OK, it seems that my embedded photo has been yoinked out of my post, presumably it was too big. If that's the case, my apologies. Anyway, if anyone wants to see it, here it is on imgur. https://imgur.com/1J8yvJb


----------



## lewis (Sep 2, 2017)

ah man I want one so bad.
Want to put locking tuners on it and install Brushed Chrome EMG 57/66 set with the RPC knob

This guitar would be absolutely perfect for my band.


----------



## Spaced Out Ace (Sep 2, 2017)

Cool looking guitar. Not my style, but cool nonetheless. HNGD


----------



## lewis (Sep 2, 2017)

might splurge on one next month. I have no space for it without selling a guitar first but no one is biting on my for sales.

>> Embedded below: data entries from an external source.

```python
class DeviceIncrementalPCA:

    def __init__(self, n_components, whiten=False, batch_size=None, device=None):
        if whiten:
            raise NotImplementedError("whiten=True is not used by GANSpace (estimators.py:58)")
        self.n_components = n_components
        self.whiten = whiten
        self.batch_size = batch_size
        self._device = device
        self._chain = None
        self._host = None
        self._dev = None
        self._shard = None
        self._stage = None
        self.n_samples_seen_ = np.int64(0)
# ... 48 lines not shown
        chain = self._chain
        if int(self.n_samples_seen_) == 0 and self.n_components > nb:
            raise ValueError(f"n_components={self.n_components} must be less or equal to the batch number of "
                             f"samples {nb} for the first partial_fit call.")
        if self._shard is not None:
            _native.exchange_rows(self._stage, chain.batch_rows(int(nb)), self._shard[1])
        chain.step(int(nb))
        self.n_samples_seen_ = np.int64(chain.n_seen)
        self._host = None
        return self

    def batch_stats(self, X):
        if isinstance(X, np.ndarray):
            dev = _native.require_cuda(self._device)
            X = torch.from_numpy(np.ascontiguousarray(X, dtype=np.float32)).to(dev)
        if X.dim() != 2:
            raise ValueError("Expected 2D array, got %dD" % X.dim())
        if X.dtype != torch.float32:
            X = X.float()
        mean, gram = _native.batch_stats(X)
        return int(X.shape[0]), mean, gram

    def merge(self, n_batch, mean_b, gram_b):
        chain = self._ensure(int(mean_b.shape[0]), mean_b.device)
        if int(self.n_samples_seen_) == 0 and self.n_components > n_batch:
            raise ValueError(f"n_components={self.n_components} must be less or equal to the batch number of "
                             f"samples {n_batch} for the first partial_fit call.")
        chain.step(n_batch, mean_b, gram_b)
        self.n_samples_seen_ = np.int64(chain.n_seen)
        self._host = None

    def partial_fit(self, X, y=None):
        d = int(X.shape[1]) if getattr(X, "ndim", 2) == 2 else 0
        if d > self.SMALL_D_MAX:
            if isinstance(X, np.ndarray):
                X = torch.from_numpy(np.ascontiguousarray(X, dtype=np.float32))
            dev = X.device if X.is_cuda else _native.require_cuda(self._device)
            self.batch_buffer(X.shape[0], d, dev).copy_(X)
            return self.partial_fit_inplace(X.shape[0])
        self.merge(*self.batch_stats(X))
        return self

    def last_batch_mean(self):
        return self._chain.gathered(self._chain.batch_mean.unsqueeze(0)).reshape(-1)

    def last_batch_rows(self, n):
        return self._chain.gathered(self._chain.batch_rows(self._chain.last_nb)[:n])

    def device_attributes(self):
        if self._chain is None:
            raise AttributeError("IncrementalPCA is not fitted yet")
        if self._host is None or self._dev is None:
            self._dev = self._chain.export()
# ... 183 lines not shown
```

### include/ganspace_b200.h

```cpp
#ifndef GANSPACE_B200_H
#define GANSPACE_B200_H

#include <stddef.h>
#include <stdint.h>

#ifdef __cplusplus
extern "C" {
#endif

#define GSB_ABI_VERSION 2

#define GSB_OK 0
#define GSB_ERR_ARG (-1)
#define GSB_ERR_CUDA (-2)
#define GSB_ERR_WORKSPACE (-3)

typedef void *gsb_stream_t;

int gsb_abi_version(void);
const char *gsb_last_error(void);

int gsb_legacy_normal_f32(const uint32_t *d_seeds, int n_streams, int64_t n_per_stream,
                          float *d_out, int64_t out_stride, gsb_stream_t stream);

// ... 21 lines not shown
int gsb_mapping_forward(const void *d_packed, int n_layers, int dim, const float *d_z, float *d_w,
                        int64_t n, int flags, void *d_workspace, size_t workspace_bytes,
                        gsb_stream_t stream);

size_t gsb_linear_workspace_bytes(int64_t n, int N, int K, int flags);
int gsb_linear_forward(const float *d_x, const float *d_w, const float *d_bias, float *d_y, int64_t n, int N,
                       int K, int flags, void *d_workspace, size_t workspace_bytes, gsb_stream_t stream);

int gsb_mapping_status(const void *d_packed, int n_layers, int dim, unsigned *h_flags);

size_t gsb_batch_stats_workspace_bytes(int64_t n, int d);
int gsb_batch_stats(const float *d_x, int64_t n, int d, int64_t ld, double *d_mean, double *d_gram,
                    void *d_workspace, size_t workspace_bytes, gsb_stream_t stream);
size_t gsb_batch_stats_multi_workspace_bytes(int n_groups, int64_t rows_per_group, int d);
int gsb_batch_stats_multi(const float *d_x, int n_groups, int64_t rows_per_group, int d, int64_t ld, double *d_mean,
                          double *d_gram, void *d_workspace, size_t workspace_bytes, gsb_stream_t stream);

size_t gsb_ipca_state_bytes(int d, int c);
size_t gsb_ipca_workspace_bytes(int d, int c);
int gsb_ipca_reset(void *d_state, int d, int c, gsb_stream_t stream);
int gsb_ipca_chain_step(void *d_state, int d, int c, int64_t n_seen, int64_t n_batch,
                        const double *d_mean_b, const double *d_gram_b,
                        void *d_workspace, size_t workspace_bytes, gsb_stream_t stream);
int gsb_ipca_export(const void *d_state, int d, int c, int64_t n_seen,
                    double *d_components, double *d_singular_values, double *d_mean, double *d_var,
                    double *d_explained_variance, double *d_explained_variance_ratio,
                    gsb_stream_t stream);

int gsb_sym_eig_top(double *d_a, int d, int c, double *d_evals, double *d_evecs,
                    void *d_workspace, size_t workspace_bytes, gsb_stream_t stream);

int gsb_eig_status(unsigned *h_flags, gsb_stream_t stream);
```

So I might just add to the collection haha


----------



## Spaced Out Ace (Sep 2, 2017)

lewis said:


> might splurge on one next month. I have no space for it without selling a guitar first but no one is biting on my for sales.
> 
> So I might just add to the collection haha


The classified section is kind of dead. Anything I found for trade required me to find it myself.


----------



## lewis (Sep 3, 2017)

any chance of a video review and sound clips @NeiloMac ?


----------



## NeiloMac (Sep 3, 2017)

Was thinking about making up some sound clips. If I do, I'll stick a link in here.


----------



## lewis (Sep 3, 2017)

NeiloMac said:


> Was thinking about making up some sound clips. If I do, I'll stick a link in here.


thanks man!

Im wanting to pick one up next month!!


----------



## indreku (Sep 4, 2017)

Hi,

love this guitar,

I use it as my main live guitar(have 2 of them, second is back up)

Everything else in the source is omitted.